Grant Robert M, Kuritzkes Daniel R, Johnson Victoria A, Mellors John W, Sullivan John L, Swanstrom Ronald, D'Aquila Richard T, Van Gorder Mark, Holodniy Mark, Lloyd Robert M, Reid Caroline, Morgan Gillian F, Winslow Dean L
Gladstone Institute of Virology and Immunology, San Francisco, CA 94141, USA.
J Clin Microbiol. 2003 Apr;41(4):1586-93. doi: 10.1128/JCM.41.4.1586-1593.2003.

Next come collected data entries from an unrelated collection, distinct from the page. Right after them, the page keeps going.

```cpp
int32_t gts_spmm_max_bwd_f32(const int32_t* t_indptr, const int32_t* t_indices,
                             const int32_t* t_slot, const float* gout, const void* arg,
                             int32_t arg_bytes, const float* relu_src, float* gx,
                             int64_t n_src, int64_t n_feat, void* stream);
// ... 132 lines not shown
                                 float* out2, int64_t m, int64_t n, int64_t k0, int64_t k1, int32_t relu,
                                 int64_t n2, int32_t relu2, uint64_t* relu_bits, const float* const* packed,
                                 void* stream);
int32_t gts_linear_bwd_input_chain_t_f32(const float* g0, const float* w0t, const float* g1,
                                         const float* w1t, const float* relu_mask, const uint64_t* relu_bits,
                                         float* gin, const float* w2t, float* gin2, int64_t m, int64_t k,
                                         int64_t n0, int64_t n1, int64_t k2, const float* const* packed,
                                         void* stream);
int32_t gts_transpose_batch_f32(const float* const* src, float* const* dst, int32_t n_mats,
                                int64_t rows, int64_t cols, void* stream);
int64_t gts_linear_bwd_weight_workspace(int64_t m, int64_t n, int64_t k, int32_t n_problems);
int32_t gts_linear_bwd_weight_f32(const float* const* g, const float* const* a, float* const* gw,
                                  float* const* gb, int32_t n_problems, float* workspace,
                                  int64_t workspace_bytes, int64_t m, int64_t n, int64_t k,
                                  void* stream);

int64_t gts_sage_pool_stack_fwd_arena(int64_t n_rows, const int64_t* widths, int32_t n_layers, int32_t training,
                                      int32_t arg_bytes, int32_t relu_bits, int64_t* offsets);
int32_t gts_sage_pool_stack_fwd_f32(const int32_t* indptr, const int32_t* indices, const int32_t* sched_rec,
                                    int64_t sched_clusters, int32_t sched_rows, int32_t sched_srcs,
                                    int32_t sched_loc_words, const float* x, const float* const* params,
                                    int64_t n_rows, const int64_t* widths, int32_t n_layers, int32_t training,
                                    int32_t arg_bytes, int32_t relu_bits, void* arena, int64_t arena_bytes, void* stream);
int64_t gts_sage_pool_stack_bwd_scratch(int64_t n_rows, const int64_t* widths, int32_t n_layers, int32_t relu_bits);
int32_t gts_sage_pool_stack_bwd_f32(const int32_t* t_indptr, const int32_t* t_indices, const int32_t* t_slot,
                                    const int32_t* sched_rec, int64_t sched_clusters, int32_t sched_rows,
                                    int32_t sched_srcs, int32_t sched_loc_words, const float* gout, const float* x,
                                    const float* const* params, int64_t n_rows, const int64_t* widths,
                                    int32_t n_layers, int32_t arg_bytes, int32_t relu_bits, const void* fwd_arena,
                                    float* const* grads, float* gx, void* scratch, int64_t scratch_bytes,
// ... 176 lines not shown
```

Measured before the change: 955.8 graphs/s.

## Fuse narrow first/last SAGE layer backward into dedicated skinny kernels

Adds special backward paths for the narrow layers of the SAGE stack: the 4-channel input layer and the narrow output layer. For the first layer, one kernel fuses the input-gradient through w_neigh with the self/neigh weight-gradient partial sums and the bias sum. For the last layer, a skinny wgrad kernel also produces bias sums. Partials for all narrow layers are reduced at the end in a single batched sum-jobs kernel instead of going through the generic wide GEMM wgrad path. This cuts launches and wasted tile work on very skinny GEMMs, at the cost of extra workspace and more code paths.

```diff
diff --git a/gnn-tumor-seg_amd/csrc/gts_gemm.hip b/gnn-tumor-seg_amd/csrc/gts_gemm.hip
--- a/gnn-tumor-seg_amd/csrc/gts_gemm.hip
+++ b/gnn-tumor-seg_amd/csrc/gts_gemm.hip
@@ -357,3 +357,137 @@
   reduce_slabs_kernel<<<dim3(static_cast<unsigned>((n * k / 4 + 63) / 64), jobs), kBlock, 0, st>>>(r);
   return launch_status();
 }
+
+namespace gts {
+namespace {
+
+inline int narrow_kind(int64_t n, int64_t k) {
+  if (n <= 0 || k <= 0 || !aligned4(n) || !aligned4(k) || skinny_workspace_floats(1, n, k) == 0) return 0;
+  if (k < n) return (k == 4 || k == 8) && (n == 64 || n == 128 || n == 256) && g_igrad_variant <= 1 ? 1 : 0;
+  return n == 4 || n == 8 ? 2 : 0;
+}
+
+struct NarrowBlock {
+  int64_t first, second, sums, total;
+};
+inline NarrowBlock narrow_block(int kind, int64_t n, int64_t k) {
+  NarrowBlock b{};
+  if (kind == 1) b.second = kSkinnyChunks * (k + 1) * n, b.total = b.second + kSkinnyChunks * k * n;
+  if (kind == 2) b.second = kSkinnyChunks * n * k, b.sums = 2 * b.second, b.total = b.sums + kSkinnyChunks * n;
+  return b;
+}
+
+inline bool bad_narrow_rows(int64_t m) { return m < 0 || m >= (1LL << 31); }
+
+}
+}
+
+extern "C" int32_t gts_narrow_bwd_kind(int64_t n, int64_t k) { return gts::narrow_kind(n, k); }
+
+extern "C" int64_t gts_narrow_bwd_partial_floats(int64_t n, int64_t k) {
+  return gts::narrow_block(gts::narrow_kind(n, k), n, k).total;
+}
+
+extern "C" int32_t gts_narrow_bwd_first_f32(const float* g, const float* w_neigh, const float* x, const float* mact, float* gm,
+                                            float* partial, int32_t want_bias, int64_t m, int64_t n, int64_t k, void* stream) {
+  using namespace gts;
+  if (!g || !w_neigh || !x || !mact || !gm || !partial) return GTS_ERR_NULL;
+  if (bad_narrow_rows(m) || narrow_kind(n, k) != 1) return GTS_ERR_SHAPE;
+  if (m == 0) return GTS_OK;
+  hipStream_t st = static_cast<hipStream_t>(stream);
+  const NarrowBlock b = narrow_block(1, n, k);
+  const int64_t rpc = (m + kSkinnyChunks - 1) / kSkinnyChunks;
+  const int chunks = static_cast<int>((m + rpc - 1) / rpc), w = static_cast<int>(n);
+  float* px = partial;
+  float* pm = partial + b.second;
+  if (k == 4) {
+    if (want_bias) narrow_first_kernel<4, true><<<chunks, kBlock, 0, st>>>(g, w_neigh, x, mact, gm, px, pm, m, w, rpc);
+    else narrow_first_kernel<4, false><<<chunks, kBlock, 0, st>>>(g, w_neigh, x, mact, gm, px, pm, m, w, rpc);
+  } else {
+    if (want_bias) narrow_first_kernel<8, true><<<chunks, kBlock, 0, st>>>(g, w_neigh, x, mact, gm, px, pm, m, w, rpc);
+    else narrow_first_kernel<8, false><<<chunks, kBlock, 0, st>>>(g, w_neigh, x, mact, gm, px, pm, m, w, rpc);
+  }
+  return launch_status();
+}
+
+extern "C" int32_t gts_narrow_bwd_last_f32(const float* g, const float* h, const float* mact, float* partial, int32_t want_bias,
+                                           int64_t m, int64_t n, int64_t k, void* stream) {
+  using namespace gts;
+  if (!g || !h || !mact || !partial) return GTS_ERR_NULL;
+  if (bad_narrow_rows(m) || k >= (1 << 20) || narrow_kind(n, k) != 2) return GTS_ERR_SHAPE;
+  if (m == 0) return GTS_OK;
+  hipStream_t st = static_cast<hipStream_t>(stream);
+  const NarrowBlock b = narrow_block(2, n, k);
+  const int64_t rpc = (m + kSkinnyChunks - 1) / kSkinnyChunks;
+  const int chunks = static_cast<int>((m + rpc - 1) / rpc), s = static_cast<int>(n), w = static_cast<int>(k);
+  float* ph = partial;
+  float* pm = partial + b.second;
+  float* sums = partial + b.sums;
+  if (n == 4) {
+    if (want_bias) skinny_wgrad_sums_kernel<4><<<chunks, kBlock, 0, st>>>(g, s, h, ph, sums, m, w, rpc);
+    else skinny_wgrad_kernel<4><<<chunks, kBlock, 0, st>>>(g, s, h, ph, m, w, rpc);
+    skinny_wgrad_kernel<4><<<chunks, kBlock, 0, st>>>(g, s, mact, pm, m, w, rpc);
+  } else {
+    if (want_bias) skinny_wgrad_sums_kernel<8><<<chunks, kBlock, 0, st>>>(g, s, h, ph, sums, m, w, rpc);
+    else skinny_wgrad_kernel<8><<<chunks, kBlock, 0, st>>>(g, s, h, ph, m, w, rpc);
+    skinny_wgrad_kernel<8><<<chunks, kBlock, 0, st>>>(g, s, mact, pm, m, w, rpc);
+  }
+  return launch_status();
+}
+
+extern "C" int32_t gts_narrow_bwd_finish_f32(const float* const* partial, float* const* gw_self, float* const* gw_neigh,
+                                             float* const* gb, const int64_t* n, const int64_t* k, int32_t n_layers, int64_t m,
+                                             void* stream) {
+  using namespace gts;
+  if (!partial || !gw_self || !gw_neigh || !n || !k) return GTS_ERR_NULL;
+  if (n_layers < 1 || n_layers > kMaxProblems) return GTS_ERR_ARGKIND;
+  if (bad_narrow_rows(m)) return GTS_ERR_SHAPE;
+  for (int i = 0; i < n_layers; ++i) {
+    if (!partial[i] || !gw_self[i] || !gw_neigh[i]) return GTS_ERR_NULL;
+    if (narrow_kind(n[i], k[i]) == 0) return GTS_ERR_SHAPE;
+  }
+  hipStream_t st = static_cast<hipStream_t>(stream);
+  if (m == 0) {
+    for (int i = 0; i < n_layers; ++i) {
+      if (hipMemsetAsync(gw_self[i], 0, 4 * n[i] * k[i], st) != hipSuccess) return launch_status();
+      if (hipMemsetAsync(gw_neigh[i], 0, 4 * n[i] * k[i], st) != hipSuccess) return launch_status();
+      if (gb && gb[i] && hipMemsetAsync(gb[i], 0, 4 * n[i], st) != hipSuccess) return launch_status();
+    }
+    return GTS_OK;
+  }
+  const int64_t rpc = (m + kSkinnyChunks - 1) / kSkinnyChunks;
+  SkinnySumJobs jobs{};
+  jobs.chunks = static_cast<int>((m + rpc - 1) / rpc);
+  int count = 0, widest = 0;
+  auto flush = [&]() -> int {
+    if (count == 0) return GTS_OK;
+    skinny_sum_jobs_kernel<<<dim3(static_cast<unsigned>((widest + 15) / 16), count), kBlock, 0, st>>>(jobs);
+    count = 0, widest = 0;
+    return launch_status();
+  };
+  auto add = [&](const float* part, float* dst0, float* dst1, int rows, int s_cols, int w, int transposed) {
+    jobs.partial[count] = part, jobs.dst0[count] = dst0, jobs.dst1[count] = dst1;
+    jobs.rows[count] = rows, jobs.s_cols[count] = s_cols, jobs.w[count] = w, jobs.transposed[count] = transposed;
+    widest = rows * w > widest ? rows * w : widest;
+    ++count;
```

Drug resistance and poor virological responses are associated with well-characterized mutations in the viral reading frames that encode the proteins that are targeted by currently available antiretroviral drugs. An integrated system was developed that includes target gene amplification, DNA sequencing chemistry (TRUGENE HIV-1 Genotyping Kit), and hardware and interpretative software (the OpenGene DNA Sequencing System) for detection of mutations in the human immunodeficiency virus type 1 (HIV-1) protease and reverse transcriptase sequences. The integrated system incorporates reverse transcription-PCR from extracted HIV-1 RNA, a coupled amplification and sequencing step (CLIP), polyacrylamide gel electrophoresis, semiautomated analysis of data, and generation of an interpretative report. To assess the accuracy and robustness of the assay system, 270 coded plasma specimens derived from nine patients were sent to six laboratories for blinded analysis. All specimens contained HIV-1 subtype B viruses. Results of 270 independent assays were compared to "gold standard" consensus sequences of the virus populations determined by sequence analysis of 16 to 20 clones of viral DNA amplicons derived from two independent PCRs using primers not used in the kit. The accuracy of the integrated system for nucleotide base identification was 98.7%, and the accuracy for codon identification at 54 sites associated with drug resistance was 97.6%. In a separate analysis of plasma spiked with infectious molecular clones, the assay reproducibly detected all 72 different drug resistance mutations that were evaluated. There were no significant differences in accuracy between laboratories, between technologists, between kit lots, or between days. This integrated assay system for the detection of HIV-1 drug resistance mutations has a high degree of accuracy and reproducibility in several laboratories.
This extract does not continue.